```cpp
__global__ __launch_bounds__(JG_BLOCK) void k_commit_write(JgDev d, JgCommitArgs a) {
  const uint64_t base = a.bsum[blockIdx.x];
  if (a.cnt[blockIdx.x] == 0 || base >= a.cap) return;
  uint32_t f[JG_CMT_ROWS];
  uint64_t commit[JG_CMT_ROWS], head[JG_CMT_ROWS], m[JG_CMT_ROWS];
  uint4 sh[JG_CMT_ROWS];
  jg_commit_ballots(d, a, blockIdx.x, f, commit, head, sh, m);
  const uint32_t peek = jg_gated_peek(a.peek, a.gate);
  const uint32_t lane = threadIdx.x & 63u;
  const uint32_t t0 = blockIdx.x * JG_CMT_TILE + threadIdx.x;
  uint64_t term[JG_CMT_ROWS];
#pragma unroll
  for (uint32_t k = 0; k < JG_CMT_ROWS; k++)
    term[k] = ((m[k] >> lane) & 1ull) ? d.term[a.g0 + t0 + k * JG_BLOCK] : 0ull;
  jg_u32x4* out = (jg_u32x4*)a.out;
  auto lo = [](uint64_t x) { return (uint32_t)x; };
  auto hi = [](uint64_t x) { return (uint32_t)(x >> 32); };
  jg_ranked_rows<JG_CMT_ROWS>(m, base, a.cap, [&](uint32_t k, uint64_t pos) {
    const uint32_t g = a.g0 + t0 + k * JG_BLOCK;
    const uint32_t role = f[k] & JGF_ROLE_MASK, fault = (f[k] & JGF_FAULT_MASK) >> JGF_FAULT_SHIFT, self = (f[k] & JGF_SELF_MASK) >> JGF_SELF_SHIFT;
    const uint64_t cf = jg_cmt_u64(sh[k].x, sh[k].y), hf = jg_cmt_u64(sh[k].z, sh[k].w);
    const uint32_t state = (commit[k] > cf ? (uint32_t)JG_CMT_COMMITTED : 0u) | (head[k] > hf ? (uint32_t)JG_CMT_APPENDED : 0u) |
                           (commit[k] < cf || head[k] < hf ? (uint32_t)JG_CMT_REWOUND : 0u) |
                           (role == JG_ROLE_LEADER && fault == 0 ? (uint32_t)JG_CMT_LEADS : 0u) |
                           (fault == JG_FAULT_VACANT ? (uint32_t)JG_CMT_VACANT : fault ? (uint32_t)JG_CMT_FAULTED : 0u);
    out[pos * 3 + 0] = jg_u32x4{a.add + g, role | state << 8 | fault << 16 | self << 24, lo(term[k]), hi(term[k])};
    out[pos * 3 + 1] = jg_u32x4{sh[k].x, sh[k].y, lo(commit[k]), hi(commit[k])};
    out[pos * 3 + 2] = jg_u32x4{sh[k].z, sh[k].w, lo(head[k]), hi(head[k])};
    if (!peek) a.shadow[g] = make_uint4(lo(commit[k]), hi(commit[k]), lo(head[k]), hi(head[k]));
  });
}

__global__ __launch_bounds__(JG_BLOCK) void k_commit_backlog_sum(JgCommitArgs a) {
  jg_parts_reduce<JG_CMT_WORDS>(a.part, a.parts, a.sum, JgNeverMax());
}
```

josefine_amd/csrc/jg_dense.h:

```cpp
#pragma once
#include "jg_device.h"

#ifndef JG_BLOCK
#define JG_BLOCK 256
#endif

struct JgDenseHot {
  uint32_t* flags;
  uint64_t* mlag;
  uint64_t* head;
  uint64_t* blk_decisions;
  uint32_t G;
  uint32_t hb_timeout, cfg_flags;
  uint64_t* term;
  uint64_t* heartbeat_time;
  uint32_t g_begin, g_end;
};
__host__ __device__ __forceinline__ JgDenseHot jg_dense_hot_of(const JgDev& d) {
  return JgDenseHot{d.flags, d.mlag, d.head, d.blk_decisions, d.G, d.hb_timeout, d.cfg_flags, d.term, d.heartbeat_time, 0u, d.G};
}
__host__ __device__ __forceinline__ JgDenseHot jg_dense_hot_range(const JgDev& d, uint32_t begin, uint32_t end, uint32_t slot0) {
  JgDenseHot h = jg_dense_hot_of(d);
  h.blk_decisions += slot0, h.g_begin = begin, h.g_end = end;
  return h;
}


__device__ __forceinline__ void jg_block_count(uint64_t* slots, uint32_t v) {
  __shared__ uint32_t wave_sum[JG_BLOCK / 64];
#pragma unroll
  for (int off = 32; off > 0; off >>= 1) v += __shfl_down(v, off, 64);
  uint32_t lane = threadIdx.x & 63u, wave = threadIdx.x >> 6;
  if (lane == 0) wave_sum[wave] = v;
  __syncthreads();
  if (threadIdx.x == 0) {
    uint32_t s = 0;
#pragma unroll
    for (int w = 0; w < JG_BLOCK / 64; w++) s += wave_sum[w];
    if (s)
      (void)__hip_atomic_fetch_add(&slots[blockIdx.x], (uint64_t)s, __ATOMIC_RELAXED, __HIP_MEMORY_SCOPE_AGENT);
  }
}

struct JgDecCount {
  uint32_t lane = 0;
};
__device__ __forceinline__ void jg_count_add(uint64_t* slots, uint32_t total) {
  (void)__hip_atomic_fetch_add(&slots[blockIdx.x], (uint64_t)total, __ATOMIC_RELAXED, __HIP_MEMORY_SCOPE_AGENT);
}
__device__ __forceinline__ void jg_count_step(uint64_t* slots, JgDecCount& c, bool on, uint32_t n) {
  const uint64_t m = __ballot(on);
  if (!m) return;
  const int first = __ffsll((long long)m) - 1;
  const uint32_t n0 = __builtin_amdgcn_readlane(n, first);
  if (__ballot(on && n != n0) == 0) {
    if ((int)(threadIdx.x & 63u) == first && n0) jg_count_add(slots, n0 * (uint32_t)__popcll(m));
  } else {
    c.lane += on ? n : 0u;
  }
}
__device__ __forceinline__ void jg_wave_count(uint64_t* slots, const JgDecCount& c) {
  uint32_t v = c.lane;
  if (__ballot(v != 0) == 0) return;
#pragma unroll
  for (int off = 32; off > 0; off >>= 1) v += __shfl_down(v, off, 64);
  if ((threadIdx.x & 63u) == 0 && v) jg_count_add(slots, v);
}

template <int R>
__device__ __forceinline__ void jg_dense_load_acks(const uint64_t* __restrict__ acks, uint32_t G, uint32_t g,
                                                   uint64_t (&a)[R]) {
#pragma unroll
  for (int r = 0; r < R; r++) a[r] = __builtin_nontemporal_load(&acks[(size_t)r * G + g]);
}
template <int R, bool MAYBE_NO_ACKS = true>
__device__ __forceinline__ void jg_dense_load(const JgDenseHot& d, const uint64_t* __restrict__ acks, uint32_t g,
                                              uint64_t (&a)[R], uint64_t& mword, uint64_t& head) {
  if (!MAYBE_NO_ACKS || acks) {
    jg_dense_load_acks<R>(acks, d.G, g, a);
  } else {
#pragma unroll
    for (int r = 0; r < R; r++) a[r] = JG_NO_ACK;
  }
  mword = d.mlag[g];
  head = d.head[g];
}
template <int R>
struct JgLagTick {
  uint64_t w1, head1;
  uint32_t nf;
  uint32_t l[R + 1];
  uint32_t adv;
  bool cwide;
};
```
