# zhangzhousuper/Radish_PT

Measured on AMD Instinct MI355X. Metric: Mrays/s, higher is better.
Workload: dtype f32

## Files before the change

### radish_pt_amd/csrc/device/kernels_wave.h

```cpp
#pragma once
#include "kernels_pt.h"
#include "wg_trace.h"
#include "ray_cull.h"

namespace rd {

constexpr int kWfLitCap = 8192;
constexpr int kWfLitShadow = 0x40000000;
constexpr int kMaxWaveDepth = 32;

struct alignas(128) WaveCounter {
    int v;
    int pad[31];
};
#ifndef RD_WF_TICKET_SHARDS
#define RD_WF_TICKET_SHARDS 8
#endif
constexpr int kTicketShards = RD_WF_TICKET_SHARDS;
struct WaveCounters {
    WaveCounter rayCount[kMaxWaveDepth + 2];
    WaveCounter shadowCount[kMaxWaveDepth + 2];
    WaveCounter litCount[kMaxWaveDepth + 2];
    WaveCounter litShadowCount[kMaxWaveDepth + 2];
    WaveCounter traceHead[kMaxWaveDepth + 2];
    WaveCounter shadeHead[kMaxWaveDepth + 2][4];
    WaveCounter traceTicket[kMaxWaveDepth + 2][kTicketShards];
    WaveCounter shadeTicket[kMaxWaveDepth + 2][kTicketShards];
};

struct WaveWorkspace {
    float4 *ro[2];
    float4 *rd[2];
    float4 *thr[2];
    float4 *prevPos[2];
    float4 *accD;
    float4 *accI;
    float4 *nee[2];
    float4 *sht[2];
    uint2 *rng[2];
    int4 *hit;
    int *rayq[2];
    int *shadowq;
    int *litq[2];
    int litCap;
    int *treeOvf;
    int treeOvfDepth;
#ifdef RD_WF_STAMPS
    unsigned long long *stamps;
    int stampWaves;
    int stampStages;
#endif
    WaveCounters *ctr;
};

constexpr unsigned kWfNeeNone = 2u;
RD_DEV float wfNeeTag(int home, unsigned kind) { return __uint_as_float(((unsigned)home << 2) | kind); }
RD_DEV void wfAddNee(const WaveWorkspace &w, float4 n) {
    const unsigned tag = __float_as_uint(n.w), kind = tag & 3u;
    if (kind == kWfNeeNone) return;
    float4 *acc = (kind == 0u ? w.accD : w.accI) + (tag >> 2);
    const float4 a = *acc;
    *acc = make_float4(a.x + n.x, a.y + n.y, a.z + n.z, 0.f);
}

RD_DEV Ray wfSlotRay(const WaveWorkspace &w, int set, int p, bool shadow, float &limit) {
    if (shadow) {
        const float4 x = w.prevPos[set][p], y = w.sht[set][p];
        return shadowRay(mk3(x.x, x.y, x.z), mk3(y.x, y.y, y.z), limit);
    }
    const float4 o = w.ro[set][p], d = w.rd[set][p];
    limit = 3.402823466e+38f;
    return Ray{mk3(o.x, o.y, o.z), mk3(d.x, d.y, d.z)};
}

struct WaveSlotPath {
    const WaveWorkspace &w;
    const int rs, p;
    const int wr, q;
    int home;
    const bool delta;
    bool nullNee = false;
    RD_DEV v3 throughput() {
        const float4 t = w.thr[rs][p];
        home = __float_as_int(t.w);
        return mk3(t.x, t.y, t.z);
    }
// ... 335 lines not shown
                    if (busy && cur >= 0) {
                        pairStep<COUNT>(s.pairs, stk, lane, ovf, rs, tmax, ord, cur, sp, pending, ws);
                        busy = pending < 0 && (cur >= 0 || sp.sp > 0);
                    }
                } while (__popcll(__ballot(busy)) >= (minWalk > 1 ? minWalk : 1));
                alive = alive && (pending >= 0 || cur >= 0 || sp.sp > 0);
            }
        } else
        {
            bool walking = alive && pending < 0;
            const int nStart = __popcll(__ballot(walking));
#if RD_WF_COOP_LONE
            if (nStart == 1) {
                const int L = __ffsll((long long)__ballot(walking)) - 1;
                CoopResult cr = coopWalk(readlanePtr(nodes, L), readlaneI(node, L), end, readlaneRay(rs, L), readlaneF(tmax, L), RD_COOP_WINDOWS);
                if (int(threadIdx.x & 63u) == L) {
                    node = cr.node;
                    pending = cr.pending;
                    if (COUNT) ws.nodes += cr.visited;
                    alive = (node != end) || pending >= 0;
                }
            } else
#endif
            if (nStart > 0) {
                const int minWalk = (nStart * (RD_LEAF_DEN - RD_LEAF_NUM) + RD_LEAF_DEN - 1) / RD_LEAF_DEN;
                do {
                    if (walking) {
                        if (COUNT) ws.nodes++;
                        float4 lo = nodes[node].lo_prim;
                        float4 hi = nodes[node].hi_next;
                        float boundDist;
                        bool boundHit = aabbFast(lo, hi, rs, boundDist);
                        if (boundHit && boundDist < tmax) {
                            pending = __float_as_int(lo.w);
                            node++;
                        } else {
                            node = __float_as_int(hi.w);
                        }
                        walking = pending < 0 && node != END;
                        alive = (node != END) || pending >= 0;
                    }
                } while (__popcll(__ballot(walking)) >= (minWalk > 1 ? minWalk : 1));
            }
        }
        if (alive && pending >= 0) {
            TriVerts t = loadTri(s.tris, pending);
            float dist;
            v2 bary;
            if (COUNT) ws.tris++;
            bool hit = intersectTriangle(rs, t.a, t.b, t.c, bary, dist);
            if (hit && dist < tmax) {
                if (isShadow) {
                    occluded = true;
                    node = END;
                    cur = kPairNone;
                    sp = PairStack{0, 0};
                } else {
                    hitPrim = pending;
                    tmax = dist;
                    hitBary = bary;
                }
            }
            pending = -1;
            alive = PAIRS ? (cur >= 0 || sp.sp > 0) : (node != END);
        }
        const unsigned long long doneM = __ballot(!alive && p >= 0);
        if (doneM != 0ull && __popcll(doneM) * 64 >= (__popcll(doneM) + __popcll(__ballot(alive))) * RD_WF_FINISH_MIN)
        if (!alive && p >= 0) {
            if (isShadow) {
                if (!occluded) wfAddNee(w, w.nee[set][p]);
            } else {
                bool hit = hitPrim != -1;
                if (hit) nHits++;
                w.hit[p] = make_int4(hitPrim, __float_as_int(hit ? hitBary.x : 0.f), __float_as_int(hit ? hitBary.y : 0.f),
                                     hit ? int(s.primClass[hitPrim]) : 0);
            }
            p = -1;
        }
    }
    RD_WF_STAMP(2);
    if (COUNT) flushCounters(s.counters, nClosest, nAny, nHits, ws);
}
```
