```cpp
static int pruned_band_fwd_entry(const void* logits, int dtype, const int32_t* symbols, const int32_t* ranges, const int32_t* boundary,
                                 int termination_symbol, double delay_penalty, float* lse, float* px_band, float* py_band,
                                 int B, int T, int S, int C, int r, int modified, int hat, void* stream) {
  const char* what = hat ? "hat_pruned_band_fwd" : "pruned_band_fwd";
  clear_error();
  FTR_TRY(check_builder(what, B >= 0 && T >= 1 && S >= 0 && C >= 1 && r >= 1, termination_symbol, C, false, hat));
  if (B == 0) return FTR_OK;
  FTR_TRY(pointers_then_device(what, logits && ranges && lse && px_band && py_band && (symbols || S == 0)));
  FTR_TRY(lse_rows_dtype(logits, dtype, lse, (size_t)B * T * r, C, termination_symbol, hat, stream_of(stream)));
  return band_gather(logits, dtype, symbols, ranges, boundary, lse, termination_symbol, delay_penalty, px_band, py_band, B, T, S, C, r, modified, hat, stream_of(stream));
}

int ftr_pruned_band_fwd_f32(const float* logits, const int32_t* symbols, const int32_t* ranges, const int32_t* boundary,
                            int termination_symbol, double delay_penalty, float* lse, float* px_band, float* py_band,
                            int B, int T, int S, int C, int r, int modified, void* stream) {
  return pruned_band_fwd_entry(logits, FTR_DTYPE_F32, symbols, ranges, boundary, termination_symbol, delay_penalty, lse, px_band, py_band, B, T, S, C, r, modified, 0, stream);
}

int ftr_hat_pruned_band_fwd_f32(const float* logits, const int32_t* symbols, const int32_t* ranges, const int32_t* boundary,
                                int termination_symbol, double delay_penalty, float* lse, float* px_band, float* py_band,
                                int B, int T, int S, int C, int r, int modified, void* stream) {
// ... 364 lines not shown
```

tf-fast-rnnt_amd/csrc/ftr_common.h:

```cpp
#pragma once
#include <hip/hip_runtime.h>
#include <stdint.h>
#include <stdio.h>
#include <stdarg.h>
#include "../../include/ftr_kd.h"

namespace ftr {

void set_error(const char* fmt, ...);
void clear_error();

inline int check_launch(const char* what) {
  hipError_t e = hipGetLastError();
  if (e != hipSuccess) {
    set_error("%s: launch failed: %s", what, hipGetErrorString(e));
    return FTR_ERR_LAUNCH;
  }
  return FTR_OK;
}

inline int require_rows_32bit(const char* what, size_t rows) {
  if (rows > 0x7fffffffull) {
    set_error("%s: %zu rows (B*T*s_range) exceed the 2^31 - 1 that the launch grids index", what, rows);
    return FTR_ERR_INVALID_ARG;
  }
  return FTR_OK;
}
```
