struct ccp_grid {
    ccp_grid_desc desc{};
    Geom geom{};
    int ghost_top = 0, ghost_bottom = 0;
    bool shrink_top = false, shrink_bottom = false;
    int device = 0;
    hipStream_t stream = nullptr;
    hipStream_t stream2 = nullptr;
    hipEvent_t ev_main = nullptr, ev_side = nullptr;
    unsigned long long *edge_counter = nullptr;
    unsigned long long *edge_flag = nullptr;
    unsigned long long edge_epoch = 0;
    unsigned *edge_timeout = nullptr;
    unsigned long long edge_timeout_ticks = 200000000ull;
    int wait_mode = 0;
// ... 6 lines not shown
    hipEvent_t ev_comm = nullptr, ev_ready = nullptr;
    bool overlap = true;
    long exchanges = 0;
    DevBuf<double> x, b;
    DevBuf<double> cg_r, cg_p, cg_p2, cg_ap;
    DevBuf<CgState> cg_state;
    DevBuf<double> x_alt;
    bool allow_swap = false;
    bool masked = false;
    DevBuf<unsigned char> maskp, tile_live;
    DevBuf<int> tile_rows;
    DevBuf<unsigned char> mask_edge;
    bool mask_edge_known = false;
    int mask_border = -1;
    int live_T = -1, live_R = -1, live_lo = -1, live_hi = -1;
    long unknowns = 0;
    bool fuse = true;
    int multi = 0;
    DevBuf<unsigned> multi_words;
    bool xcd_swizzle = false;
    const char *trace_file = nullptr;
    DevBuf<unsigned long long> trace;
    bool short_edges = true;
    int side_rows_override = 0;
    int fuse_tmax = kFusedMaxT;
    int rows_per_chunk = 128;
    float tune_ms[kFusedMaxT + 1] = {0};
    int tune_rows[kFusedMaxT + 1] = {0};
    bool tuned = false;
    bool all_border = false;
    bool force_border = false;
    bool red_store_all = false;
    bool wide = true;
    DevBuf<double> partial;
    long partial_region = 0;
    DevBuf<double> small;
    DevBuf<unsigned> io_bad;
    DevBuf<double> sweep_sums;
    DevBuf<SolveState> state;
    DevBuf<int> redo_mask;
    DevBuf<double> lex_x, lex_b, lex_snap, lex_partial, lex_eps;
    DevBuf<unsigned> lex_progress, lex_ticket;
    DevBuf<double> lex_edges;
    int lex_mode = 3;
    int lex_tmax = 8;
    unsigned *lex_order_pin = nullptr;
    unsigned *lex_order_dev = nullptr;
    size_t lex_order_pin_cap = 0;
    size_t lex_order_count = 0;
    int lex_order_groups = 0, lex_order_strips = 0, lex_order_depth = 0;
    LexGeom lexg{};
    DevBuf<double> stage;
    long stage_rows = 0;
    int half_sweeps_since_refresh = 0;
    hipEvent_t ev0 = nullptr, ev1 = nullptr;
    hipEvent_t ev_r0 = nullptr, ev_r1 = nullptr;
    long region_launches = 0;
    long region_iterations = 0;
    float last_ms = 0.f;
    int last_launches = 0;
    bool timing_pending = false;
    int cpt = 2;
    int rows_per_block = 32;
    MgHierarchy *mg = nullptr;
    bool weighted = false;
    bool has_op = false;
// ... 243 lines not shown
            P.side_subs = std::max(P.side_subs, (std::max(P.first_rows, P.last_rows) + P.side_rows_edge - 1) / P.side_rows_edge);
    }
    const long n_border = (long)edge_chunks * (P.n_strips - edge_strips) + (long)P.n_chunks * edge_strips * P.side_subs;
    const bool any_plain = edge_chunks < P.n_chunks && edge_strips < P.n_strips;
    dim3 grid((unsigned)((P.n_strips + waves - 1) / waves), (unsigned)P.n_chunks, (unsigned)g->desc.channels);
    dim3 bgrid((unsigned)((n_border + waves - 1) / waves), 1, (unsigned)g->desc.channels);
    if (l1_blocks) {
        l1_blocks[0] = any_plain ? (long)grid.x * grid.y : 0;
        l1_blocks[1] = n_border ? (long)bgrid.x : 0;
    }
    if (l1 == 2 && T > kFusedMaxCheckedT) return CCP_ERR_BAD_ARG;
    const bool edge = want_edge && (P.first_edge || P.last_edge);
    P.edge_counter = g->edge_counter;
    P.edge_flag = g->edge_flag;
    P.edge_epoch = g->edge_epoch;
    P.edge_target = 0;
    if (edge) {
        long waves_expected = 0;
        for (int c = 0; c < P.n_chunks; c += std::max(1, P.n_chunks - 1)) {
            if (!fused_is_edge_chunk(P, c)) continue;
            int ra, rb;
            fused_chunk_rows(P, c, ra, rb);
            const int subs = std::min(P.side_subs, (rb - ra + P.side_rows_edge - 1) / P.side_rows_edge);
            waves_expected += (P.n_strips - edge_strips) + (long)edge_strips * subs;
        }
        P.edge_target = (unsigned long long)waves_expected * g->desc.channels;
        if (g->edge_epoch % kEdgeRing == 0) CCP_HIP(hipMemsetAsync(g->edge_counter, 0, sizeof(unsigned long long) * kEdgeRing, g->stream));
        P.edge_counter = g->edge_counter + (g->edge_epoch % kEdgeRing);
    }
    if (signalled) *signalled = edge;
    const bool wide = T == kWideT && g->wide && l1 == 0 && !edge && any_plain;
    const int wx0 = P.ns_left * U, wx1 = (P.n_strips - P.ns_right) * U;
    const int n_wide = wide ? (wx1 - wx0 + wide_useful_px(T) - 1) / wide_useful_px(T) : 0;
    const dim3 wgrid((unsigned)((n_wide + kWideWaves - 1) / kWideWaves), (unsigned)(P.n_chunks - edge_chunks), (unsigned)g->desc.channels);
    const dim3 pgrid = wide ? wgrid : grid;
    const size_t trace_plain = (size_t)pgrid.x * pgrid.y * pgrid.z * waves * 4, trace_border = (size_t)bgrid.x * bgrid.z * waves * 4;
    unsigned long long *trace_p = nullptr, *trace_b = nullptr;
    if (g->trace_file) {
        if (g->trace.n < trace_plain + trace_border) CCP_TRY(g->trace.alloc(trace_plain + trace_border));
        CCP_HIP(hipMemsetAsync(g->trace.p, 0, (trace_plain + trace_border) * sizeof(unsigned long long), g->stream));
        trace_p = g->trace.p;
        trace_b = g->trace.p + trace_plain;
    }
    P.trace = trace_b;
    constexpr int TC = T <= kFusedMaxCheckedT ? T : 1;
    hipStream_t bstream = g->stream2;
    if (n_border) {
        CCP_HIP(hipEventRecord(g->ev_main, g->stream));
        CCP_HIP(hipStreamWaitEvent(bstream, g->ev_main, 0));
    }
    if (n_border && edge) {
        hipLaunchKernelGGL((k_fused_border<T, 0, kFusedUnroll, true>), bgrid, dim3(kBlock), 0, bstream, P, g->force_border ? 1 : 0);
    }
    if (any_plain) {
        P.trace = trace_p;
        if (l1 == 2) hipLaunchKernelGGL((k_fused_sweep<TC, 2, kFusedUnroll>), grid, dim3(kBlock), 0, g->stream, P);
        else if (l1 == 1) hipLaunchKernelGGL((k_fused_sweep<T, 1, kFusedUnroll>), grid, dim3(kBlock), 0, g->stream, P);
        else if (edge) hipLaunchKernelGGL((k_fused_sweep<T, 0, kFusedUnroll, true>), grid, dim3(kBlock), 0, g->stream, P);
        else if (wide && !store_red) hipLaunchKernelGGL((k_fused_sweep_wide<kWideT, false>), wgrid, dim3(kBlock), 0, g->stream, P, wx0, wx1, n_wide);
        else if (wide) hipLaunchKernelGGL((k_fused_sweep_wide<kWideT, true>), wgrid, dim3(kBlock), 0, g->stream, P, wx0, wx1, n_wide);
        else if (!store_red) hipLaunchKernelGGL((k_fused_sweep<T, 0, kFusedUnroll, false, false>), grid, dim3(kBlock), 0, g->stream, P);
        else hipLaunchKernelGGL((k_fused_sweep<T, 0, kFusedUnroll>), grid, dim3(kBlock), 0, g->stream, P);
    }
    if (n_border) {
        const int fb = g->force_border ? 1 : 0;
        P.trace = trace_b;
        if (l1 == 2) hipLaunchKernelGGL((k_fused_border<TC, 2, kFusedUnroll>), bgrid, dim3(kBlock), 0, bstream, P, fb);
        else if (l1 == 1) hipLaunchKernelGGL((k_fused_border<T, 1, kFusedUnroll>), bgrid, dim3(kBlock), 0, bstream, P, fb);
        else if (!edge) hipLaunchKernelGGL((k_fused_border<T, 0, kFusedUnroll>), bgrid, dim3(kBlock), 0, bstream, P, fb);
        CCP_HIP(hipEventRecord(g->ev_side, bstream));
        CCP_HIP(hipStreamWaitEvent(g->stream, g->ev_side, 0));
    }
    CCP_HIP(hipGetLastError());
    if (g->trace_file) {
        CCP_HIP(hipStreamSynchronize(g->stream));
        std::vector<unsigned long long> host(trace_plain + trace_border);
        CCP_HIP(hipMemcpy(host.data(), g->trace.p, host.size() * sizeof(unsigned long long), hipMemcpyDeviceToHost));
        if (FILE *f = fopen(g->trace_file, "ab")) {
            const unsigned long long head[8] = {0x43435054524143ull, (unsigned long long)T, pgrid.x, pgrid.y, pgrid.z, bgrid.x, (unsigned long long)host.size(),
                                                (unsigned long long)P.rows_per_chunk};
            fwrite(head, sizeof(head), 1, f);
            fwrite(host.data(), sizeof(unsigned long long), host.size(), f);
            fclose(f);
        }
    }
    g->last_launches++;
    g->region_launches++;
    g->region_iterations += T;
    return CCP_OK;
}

:::

◆ Brief ◆
Once you have found every line above holding the word "what", copy those lines.

◆ Answer section ◆
  const char* what = hat ? "hat_pruned_band_fwd" : "pruned_band_fwd";
  FTR_TRY(check_builder(what, B >= 0 && T >= 1 && S >= 0 && C >= 1 && r >= 1, termination_symbol, C, false, hat));
  FTR_TRY(pointers_then_device(what, logits && ranges && lse && px_band && py_band && (symbols || S == 0)));
inline int check_launch(const char* what) {
    set_error("%s: launch failed: %s", what, hipGetErrorString(e));
inline int require_rows_32bit(const char* what, size_t rows) {
    set_error("%s: %zu rows (B*T*s_range) exceed the 2^31 - 1 that the launch grids index", what, rows);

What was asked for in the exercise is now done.